_SIGS = {
    "kair_gemm_nt": [ctypes.POINTER(Operand), ctypes.POINTER(Operand), ctypes.POINTER(Epilogue), c_long, c_int, c_int,
                     c_int, c_vp],
    "kair_wgrad_splits": [c_long, c_int, c_int],
    "kair_conv3x3_halo_geometry": [c_int, c_int, c_int, c_long, c_int],
    "kair_gemm_tn": [ctypes.POINTER(Operand), ctypes.POINTER(Operand), c_vp, c_int, c_long, c_int, c_int, c_int, c_vp],
    "kair_wgrad_grouped_ws": [ctypes.POINTER(WgradJob), c_int, c_long],
    "kair_wgrad_grouped": [ctypes.POINTER(WgradJob), c_int, c_long, c_vp, c_vp],
    "kair_wgrad_grouped_ex": [ctypes.POINTER(WgradJob), c_int, c_long, c_vp, c_int, c_vp],
    "kair_layernorm_bwd_blocks": [c_long],
    "kair_ln_param_reduce_grouped": [ctypes.POINTER(LnParamJob), c_int, c_vp],
    "kair_window_attn_bwd_groups": [c_long, c_int, c_int],
    "kair_attn_dtable_grouped": [ctypes.POINTER(DtabJob), c_int, c_vp],
    "kair_pack_weight": [c_vp, c_vp, c_int, ctypes.POINTER(WMap), c_vp],
    "kair_pack_table_bytes": [c_int],
    "kair_pack_table_build": [ctypes.POINTER(PackJob), c_int, c_vp],
    "kair_pack_weights": [c_vp, c_int, c_long, c_vp],
    "kair_wgrad_finalize": [c_vp, c_int, ctypes.POINTER(WMap), c_vp, c_vp, c_int, c_int, c_vp],
    "kair_colsum": [ctypes.POINTER(Operand), c_long, c_int, ctypes.POINTER(WMap), c_vp, c_vp, c_int, c_vp],
    "kair_layernorm_fwd": [c_vp, c_long, c_vp, c_int, c_long, c_vp, c_vp, c_vp, c_vp, c_long, c_int, c_float, c_int,
                           c_int, c_int, c_int, c_int, c_vp],
    "kair_layernorm_fwd_x3": [c_vp, c_long, c_vp, c_vp, c_long, c_vp, c_vp, c_vp, c_vp, c_long, c_int, c_float, c_int,
                              c_int, c_int, c_int, c_int, c_int, c_vp],
    "kair_layernorm_bwd": [c_vp, c_long, c_vp, c_int, c_long, c_vp, c_vp, c_vp, c_vp, c_long, c_int, c_vp, c_vp, c_int,
                           c_vp, c_long, c_int, c_int, c_int, c_int, c_int, ctypes.POINTER(CopyDesc), c_vp],
    "kair_row_copy": [c_vp, c_long, c_long, c_int, ctypes.POINTER(CopyDesc), c_vp],
    "kair_gemm_nt_x3_lnbwd": [ctypes.POINTER(Operand), ctypes.POINTER(Operand), c_long, c_int, c_int, c_int, c_int, c_int,
                              c_int, c_vp, c_long, c_vp, c_vp, c_vp, c_int, c_vp, c_long, c_vp, ctypes.POINTER(CopyDesc),
                              c_vp],
    "kair_gemm_nt_x3_lnbwd_parts": [c_long, c_int],
    "kair_window_attn_fwd": [c_vp, c_int, c_vp, c_vp, c_long, c_vp, c_long, c_int, c_int, c_float, c_int, c_int, c_int,
                             c_int, c_vp, c_int, c_vp],
    "kair_window_attn_bwd_ws": [c_long, c_int],
    "kair_window_attn_bwd_ws_w": [c_long, c_int, c_int],
    "kair_window_attn_fwd_w": [c_vp, c_int, c_vp, c_vp, c_long, c_vp, c_long, c_int, c_int, c_float, c_int, c_int, c_int,
                               c_int, c_vp, c_int, c_int, c_int, c_vp],
    "kair_window_attn_bwd_w": [c_vp, c_vp, c_long, c_vp, c_long, c_int, c_vp, c_vp, c_vp, c_int, c_vp, c_int, c_vp, c_long,
                               c_int, c_int, c_float, c_int, c_int, c_int, c_vp, c_int, c_int, c_int, c_vp],
    "kair_window_attn_fwd_x3_w": [c_vp, c_vp, c_vp, c_vp, c_vp, c_long, c_vp, c_long, c_int, c_int, c_float, c_int, c_int,
                                  c_int, c_int, c_int, c_int, c_int, c_vp],
    "kair_window_attn_bwd_x3_w": [c_vp, c_vp, c_vp, c_vp, c_long, c_vp, c_vp, c_long, c_vp, c_vp, c_vp, c_vp, c_vp, c_int,
                                  c_vp, c_long, c_int, c_int, c_float, c_int, c_int, c_int, c_int, c_int, c_int, c_vp],
    "kair_window_attn_bwd": [c_vp, c_vp, c_long, c_vp, c_long, c_int, c_vp, c_vp, c_vp, c_vp, c_int, c_vp, c_long, c_int,
                             c_int, c_float, c_int, c_int, c_int, c_vp, c_int, c_vp],
    "kair_window_attn_bwd_ex": [c_vp, c_vp, c_long, c_vp, c_long, c_int, c_vp, c_vp, c_vp, c_int, c_vp, c_int, c_vp, c_long,
                                c_int, c_int, c_float, c_int, c_int, c_int, c_vp, c_int, c_int, c_vp],
    "kair_window_attn_fwd_ex": [c_vp, c_int, c_vp, c_vp, c_long, c_vp, c_long, c_int, c_int, c_float, c_int, c_int, c_int,
                                c_int, c_vp, c_int, c_int, c_vp],
    "kair_image_to_nhwc": [c_vp, c_vp, c_int, c_int, c_vp, c_float, c_int, c_int, c_int, c_int, c_vp],
    "kair_image_to_nhwc_hilo": [c_vp, c_vp, c_int, c_vp, c_float, c_int, c_int, c_int, c_int, c_vp],
    "kair_conv3x3_narrow_fwd": [c_vp, c_long, c_int, c_vp, c_vp, c_int, c_vp, c_float, c_vp, c_vp, c_int, c_int, c_int,
                                c_vp],
    "kair_conv3x3_wr_tile": [c_int, c_int, c_int, c_int, c_int, c_int],
    "kair_conv3x3_wr": [c_vp, c_int, c_long, c_int, c_int, c_vp, c_int, c_vp, c_vp, c_long, c_vp, c_int, c_long, c_vp,
                        c_long, c_int, c_int, c_int, c_int, c_int, c_int, c_vp],
    "kair_conv3x3_wr_ex": [c_vp, c_int, c_long, c_int, c_int, c_vp, c_int, c_vp, c_vp, c_long, c_vp, c_int, c_long, c_vp,
                           c_int, c_int, c_float, c_vp, c_long, c_vp, c_long, c_int, c_int, c_int, c_int, c_int, c_int,
                           c_vp],
    "kair_conv3x3_narrow_dgrad_ws": [],
    "kair_conv3x3_narrow_dgrad": [c_vp, c_long, c_vp, c_int, c_vp, c_vp, c_int, c_long, c_int, c_int, c_int, c_int, c_vp],
    "kair_conv3x3_narrow_wgrad_ws": [c_int],
    "kair_conv3x3_narrow_wgrad": [c_vp, c_long, c_vp, c_long, c_int, c_vp, c_vp, c_vp, c_int, c_int, c_int, c_int, c_vp],
    "kair_conv3x3_narrow_x3_ws": [],
    "kair_conv3x3_narrow_fwd_x3": [c_vp, c_long, c_int, c_vp, c_vp, c_int, c_vp, c_vp, c_float, c_vp, c_vp, c_int, c_int,
                                   c_int, c_vp],
    "kair_conv3x3_narrow_dgrad_x3": [c_vp, c_long, c_int, c_vp, c_int, c_vp, c_vp, c_long, c_int, c_int, c_int, c_int,
                                     c_vp],
    "kair_conv3x3_narrow_wgrad_x3": [c_vp, c_long, c_int, c_vp, c_long, c_int, c_int, c_vp, c_vp, c_vp, c_int, c_int,
                                     c_int, c_int, c_vp],
    "kair_l1_loss": [c_vp, c_vp, c_vp, c_vp, c_int, c_int, c_int, c_float, c_int, c_int, c_int, c_int, c_vp, c_vp],
    "kair_charbonnier_loss": [c_vp, c_vp, c_vp, c_vp, c_int, c_int, c_int, c_float, c_float, c_int, c_int, c_int, c_int,
                              c_vp, c_vp],
    "kair_axpy": [c_vp, c_vp, c_float, c_long, c_vp],
    "kair_axpby": [c_vp, c_vp, c_float, c_float, c_long, c_vp],
    "kair_bn_ws": [c_int],
    "kair_bn_fwd": [c_vp, c_long, c_vp, c_int, c_long, c_long, c_int, c_vp, c_vp, c_vp, c_vp, c_float, c_float, c_int,
                    c_vp, c_vp, c_int, c_float, c_vp, c_vp],
    "kair_bn_bwd": [c_vp, c_long, c_vp, c_int, c_long, c_vp, c_long, c_vp, c_int, c_long, c_long, c_int, c_vp, c_vp, c_vp,
                    c_int, c_float, c_vp, c_vp, c_int, c_vp, c_vp],
    "kair_axpby_rows": [c_vp, c_long, c_vp, c_long, c_long, c_int, c_float, c_float, c_vp],
    "kair_act_grad_cast": [c_vp, c_long, c_vp, c_int, c_long, c_vp, c_int, c_long, c_long, c_int, c_int, c_float, c_float,
                           c_vp],
    "kair_sumpool2x": [c_vp, c_long, c_vp, c_long, c_int, c_int, c_int, c_int, c_int, c_vp],
    "kair_adam_ema": [c_vp, c_vp, c_vp, c_vp, c_vp, c_long, c_vp, c_float, c_float, c_float, c_float, c_float, c_vp],
    "kair_adam_ema_ex": [c_vp, c_vp, c_vp, c_vp, c_vp, c_long, c_vp, c_float, c_float, c_float, c_float, c_float, c_vp,
                         c_vp],
    "kair_range_check": [c_vp, c_vp, c_long, c_vp, c_float, c_vp, c_vp],
    "kair_gate_hold": [c_int, c_vp],
    "kair_gate_release": [],
    "kair_gate_status": [],
    "kair_ktime_begin": [c_int],
    "kair_ktime_count": [],
    "kair_ktime_end": [],
    "kair_ktime_read": [c_int, ctypes.POINTER(ctypes.c_float), ctypes.POINTER(ctypes.c_char_p)],
    "kair_usr_fft_rows": [c_vp, c_int, c_int, c_long, c_int, c_int, c_int, c_vp, c_int, c_int, c_int, c_vp],
    "kair_usr_fft_cols": [c_int, c_vp, c_vp, c_vp, c_vp, c_vp, c_vp, c_vp, c_int, c_vp, c_int, c_int, c_int, c_int, c_int,
                          c_vp],
    "kair_usr_ifft_rows": [c_vp, c_vp, c_int, c_int, c_int, c_long, c_float, c_int, c_int, c_int, c_vp],
    "kair_usr_seg_sum": [c_vp, c_int, c_int, c_float, c_vp, c_int, c_int, c_vp],
    "kair_usr_chan_sum": [c_vp, c_long, c_int, c_long, c_int, c_vp, c_vp, c_int, c_int, c_vp],
    "kair_usr_upsample_nearest": [c_vp, c_vp, c_int, c_int, c_int, c_int, c_vp],
    "kair_usr_pack_input": [c_vp, c_vp, c_int, c_vp, c_int, c_int, c_int, c_int, c_long, c_vp],
    "kair_usr_pad": [c_vp, c_vp, c_int, c_int, c_int, c_int, c_int, c_int, c_int, c_int, c_vp],
    "kair_hypanet_fwd": [c_vp, c_float] + [c_vp] * 6 + [c_int, c_int, c_int, c_vp, c_vp],
    "kair_hypanet_bwd": [c_vp, c_float] + [c_vp] * 6 + [c_int, c_int, c_int, c_vp] + [c_vp] * 6 + [c_int, c_vp],
    "kair_synth_sr": [c_vp, c_int, c_int, c_int, c_vp, c_int, c_int, c_int, c_vp, c_vp, c_vp, c_vp, c_int, c_vp, c_vp,
                      c_vp],
    "kair_synth_dn": [c_vp, c_int, c_int, c_int, c_vp, c_int, c_int, c_float, ctypes.c_ulonglong, ctypes.c_ulonglong,
                      c_vp, c_vp, c_vp],
    "kair_swin_attn_fwd": [c_vp, c_long, c_vp, c_vp, c_float, c_int, c_vp, c_long, c_vp, c_vp, c_vp, c_vp, c_vp, c_vp,
                           c_float, c_vp, c_long, c_int, c_vp, c_vp, c_vp, c_vp, c_int, c_vp, c_long, c_long, c_int,
                           c_int, c_int, c_int, c_int, c_vp],
    "kair_swin_mlp_fwd": [c_vp, c_long, c_vp, c_vp, c_float, c_int, c_vp, c_long, c_vp, c_vp, c_vp, c_vp, c_vp, c_vp,
                          c_long, c_int, c_vp, c_vp, c_vp, c_int, c_vp, c_long, c_long, c_int, c_int, c_int, c_vp],
    "kair_debug_attn_stamps": [c_vp, c_int],
    "kair_debug_fused_stamps": [c_vp, c_int],
    "kair_debug_x3_stamps": [c_vp, c_int],
    "kair_swin_mlp_bwd_ws": [],
    "kair_swin_mlp_bwd": [c_vp, c_long, c_vp, c_long, c_vp, c_vp, c_vp, c_long, c_vp, c_long, c_vp, c_vp, c_vp, c_int,
                          c_vp, c_long, c_vp, c_long, c_vp, c_int, c_int, c_int, c_int, c_vp, c_vp, c_int, c_vp, c_long,
                          c_int, c_int, c_vp],
    "kair_rowgemm_store": [c_vp, c_long, c_long, c_int, c_vp, c_int, c_vp, c_long, c_vp],
    "kair_rowgemm_gate": [c_vp, c_long, c_long, c_int, c_vp, c_int, c_vp, c_long, c_vp, c_long, c_vp],
    "kair_rowgemm_ln_blocks": [c_long, c_int],
    "kair_rowgemm_lnbwd": [c_vp, c_long, c_long, c_int, c_vp, c_vp, c_long, c_vp, c_vp, c_vp, c_int, c_vp, c_long,
                           c_int, c_int, c_int, c_int, ctypes.POINTER(CopyDesc), c_vp, c_vp],
    "kair_window_attn_fwd_x3": [c_vp, c_vp, c_vp, c_vp, c_vp, c_long, c_vp, c_long, c_int, c_int, c_float, c_int, c_int,
                                c_int, c_int, c_int, c_int, c_vp],
    "kair_window_attn_bwd_x3": [c_vp, c_vp, c_vp, c_vp, c_long, c_vp, c_vp, c_long, c_vp, c_vp, c_vp, c_vp, c_vp, c_int,
                                c_vp, c_long, c_int, c_int, c_float, c_int, c_int, c_int, c_int, c_int, c_vp],
    "kair_last_error": [],
    "kair_device_arch": [ctypes.c_char_p, c_int],
}
_RESTYPE = {"kair_gemm_nt_x3_lnbwd_parts": c_long, "kair_layernorm_bwd_blocks": c_long, "kair_rowgemm_ln_blocks": c_long, "kair_window_attn_bwd_groups": c_long, "kair_wgrad_grouped_ws": c_long, "kair_swin_mlp_bwd_ws": c_long, "kair_bn_ws": c_long, "kair_last_error": ctypes.c_char_p, "kair_window_attn_bwd_ws": c_long, "kair_window_attn_bwd_ws_w": c_long, "kair_pack_table_bytes": c_long,
            "kair_pack_table_build": c_long, "kair_conv3x3_narrow_wgrad_ws": c_long,
            "kair_conv3x3_narrow_dgrad_ws": c_long, "kair_conv3x3_narrow_x3_ws": c_long}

————

Task directions
How many lines in the records contain the word "CopyDesc"? Reply with that number only.

Expected answer
4